int fused_family(const minijson::Value& man) {
  if (const char* g = std::getenv("E3GNN_GENERIC"); g && g[0] == '1') return -1;
  if (man.has("is_parity") && man["is_parity"].boolean()) return -1;
  const int lmax = man.has("lmax_edge") ? (int)man["lmax_edge"].num()
                                        : (man.has("lmax") ? (int)man["lmax"].num() : 2);
  if (lmax != 2) return -1;
  if (man.has("self_connection_type") && man["self_connection_type"].str() != "linear") return -1;
  if (!man.has("cutoff_function") || man["cutoff_function"]["name"].str() != "XPLOR") return -1;
  if (man.has("readout") && man["readout"].has("type") && man["readout"]["type"].str() != "linear") {
    const auto& ro = man["readout"];
    if (ro["type"].str() != "fcn" || !ro.has("hidden") || !ro.has("act") || !ro.has("act_norm")) return -1;
    const auto& h = ro["hidden"].arr();
    if (h.size() < 1 || h.size() > (size_t)FCN_MAX_HIDDEN) return -1;
    for (auto& w : h)
      if (w.num() < 1 || w.num() > FCN_MAX_WIDTH || w.num() != std::floor(w.num())) return -1;
    bool known = false;
    for (int k = 0; k < FCN_ACT_KINDS; ++k) known = known || ro["act"].str() == fcn_act_names()[k];
    if (!known) return -1;
  }
  const int L = (int)man["num_convolution_layer"].num();
  if (L < 2) return -1;
  if (man.has("weight_nn_hidden_neurons")) {
    const auto& h = man["weight_nn_hidden_neurons"].arr();
    if (h.size() != 2 || (int)h[0].num() != 64 || (int)h[1].num() != 64) return -1;
  }
  if (man.has("radial_basis") && man["radial_basis"].has("num") && (int)man["radial_basis"]["num"].num() != 8)
    return -1;
  const auto& ir = man["irreps_manual"].arr();
  if ((int)ir.size() != L + 1) return -1;
  Irreps first, mid, last;
  try {
    first = merged(parse_irreps(ir[0].str()));
    mid = merged(parse_irreps(ir[1].str()));
    last = merged(parse_irreps(ir[L].str()));
  } catch (...) {
    return -1;
  }
  if (first.size() != 1 || first[0].l != 0 || last.size() != 1 || last[0].l != 0) return -1;
  for (int t = 1; t < L; ++t)
    if (ir[t].str() != ir[1].str()) return -1;
// ... 267 lines not shown
              for (int q = 0; q < 4; ++q)
                for (int t = 0; t < 4; ++t)
                  o[(size_t)n * 64 + g * 16 + q * 4 + t] = a[(size_t)(16 * q + 4 * g + t) * N + n];
          return o;
        };
        std::vector<float> q2((size_t)W * 64);
        for (int cb = 0; cb < W / 16; ++cb)
          for (int bh = 0; bh < 4; ++bh)
            for (int g = 0; g < 4; ++g)
              for (int c = 0; c < 16; ++c)
                for (int sx = 0; sx < 4; ++sx)
                  q2[((size_t)(cb * 4 + bh) * 64 + g * 16 + c) * 4 + sx] =
                      a2[(size_t)(16 * bh + c) * W + 16 * cb + 4 * sx + g];
        std::vector<float> r2((size_t)W * 64);
        for (int cb = 0; cb < W / 16; ++cb)
          for (int bh = 0; bh < 4; ++bh)
            for (int g = 0; g < 4; ++g)
              for (int c = 0; c < 16; ++c)
                for (int r = 0; r < 4; ++r)
                  r2[((size_t)(cb * 4 + bh) * 64 + g * 16 + c) * 4 + r] =
                      a2[(size_t)(16 * bh + c) * W + 16 * cb + 4 * g + r];
        auto bsplit = [](const std::vector<float>& a, int N) {
          std::vector<float> o((size_t)N * 64 * 3 / 2);
          uint16_t* oh = reinterpret_cast<uint16_t*>(o.data());
          for (int cb = 0; cb < N / 16; ++cb)
            for (int m2 = 0; m2 < 2; ++m2)
              for (int g = 0; g < 4; ++g)
                for (int c = 0; c < 16; ++c)
                  for (int t = 0; t < 8; ++t) {
                    float v = a[(size_t)(16 * (2 * m2 + t / 4) + 4 * g + t % 4) * N + 16 * cb + c];
                    for (int pc = 0; pc < 3; ++pc) {
                      const uint16_t hb = bf16_rne(v);
                      oh[((((size_t)cb * 3 + pc) * 2 + m2) * 64 + g * 16 + c) * 8 + t] = hb;
                      v -= bf16_to_f32(hb);
                    }
                  }
          return o;
        };
        const std::vector<float> b2 = bsplit(a2, W);
        {
          const auto a0 = scaled(w0, 8, 64, s0, false);
          std::vector<float> a1t((size_t)64 * 64), a0t((size_t)64 * 16, 0.f);
          for (int i = 0; i < 64; ++i)
            for (int j = 0; j < 64; ++j) a1t[(size_t)j * 64 + i] = a1[(size_t)i * 64 + j];
          for (int n = 0; n < 8; ++n)
            for (int k = 0; k < 64; ++k) a0t[(size_t)k * 16 + n] = a0[(size_t)n * 64 + k];
          if (upload(mm.w1b, bsplit(a1, 64)) != hipSuccess || upload(mm.w1tb, bsplit(a1t, 64)) != hipSuccess ||
              upload(mm.w0tb, bsplit(a0t, 16)) != hipSuccess)
            throw std::runtime_error("upload mlp (w1b)");
        }
        const std::vector<int> cols = bwd_w_block_cols(m->kcode(t));
        if ((int)cols.size() * 16 != W || cols.size() % 2)
          throw std::runtime_error("dE/dw block order does not cover the weights");
        std::vector<float> d2((size_t)W * 64 * 3 / 2);
        uint16_t* d2h = reinterpret_cast<uint16_t*>(d2.data());
        for (size_t P = 0; P < cols.size() / 2; ++P)
          for (int bh = 0; bh < 4; ++bh)
            for (int g = 0; g < 4; ++g)
              for (int c = 0; c < 16; ++c)
                for (int t8 = 0; t8 < 8; ++t8) {
                  const int col = t8 < 4 ? cols[2 * P] + 4 * g + t8 : cols[2 * P + 1] + 4 * g + t8 - 4;
                  float v = a2[(size_t)(16 * bh + c) * W + col];
                  for (int pc = 0; pc < 3; ++pc) {
                    const uint16_t hb = bf16_rne(v);
                    d2h[(((P * 3 + pc) * 4 + bh) * 64 + g * 16 + c) * 8 + t8] = hb;
                    v -= bf16_to_f32(hb);
                  }
                }
        if (upload(mm.w2d, d2) != hipSuccess) throw std::runtime_error("upload mlp (w2d)");
        {
          std::vector<float> v2(b2.size());
          const size_t blk = (size_t)64 * 16 * 3 / 2;
          for (size_t k = 0; k < cols.size(); ++k)
            std::memcpy(v2.data() + k * blk, b2.data() + (size_t)(cols[k] / 16) * blk, blk * 4);
          if (upload(mm.w2v, v2) != hipSuccess) throw std::runtime_error("upload mlp (w2v)");
        }
        if (W % 16 || upload(mm.w1p, kperm(a1, 64)) != hipSuccess ||
            upload(mm.w2p, kperm(a2, W)) != hipSuccess || upload(mm.w2q, q2) != hipSuccess ||
            upload(mm.w2r, r2) != hipSuccess ||
            upload(mm.w2b, b2) != hipSuccess)
          throw std::runtime_error("upload mlp (packed)");
      }
      trace_point("load:mlp");
    }
  } catch (const std::exception& ex) {
    fail(E3GNN_ERR_IO, std::string("model load: ") + ex.what());
    return nullptr;
  }
  trace_point("load:exit");
  (void)hipGetLastError();
  return m.release();
}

### TASK REQUIREMENTS
Above are entries; state the number of lines among them that contain "bsplit", and nothing else.

### SOLUTION FOR THIS PROBLEM
4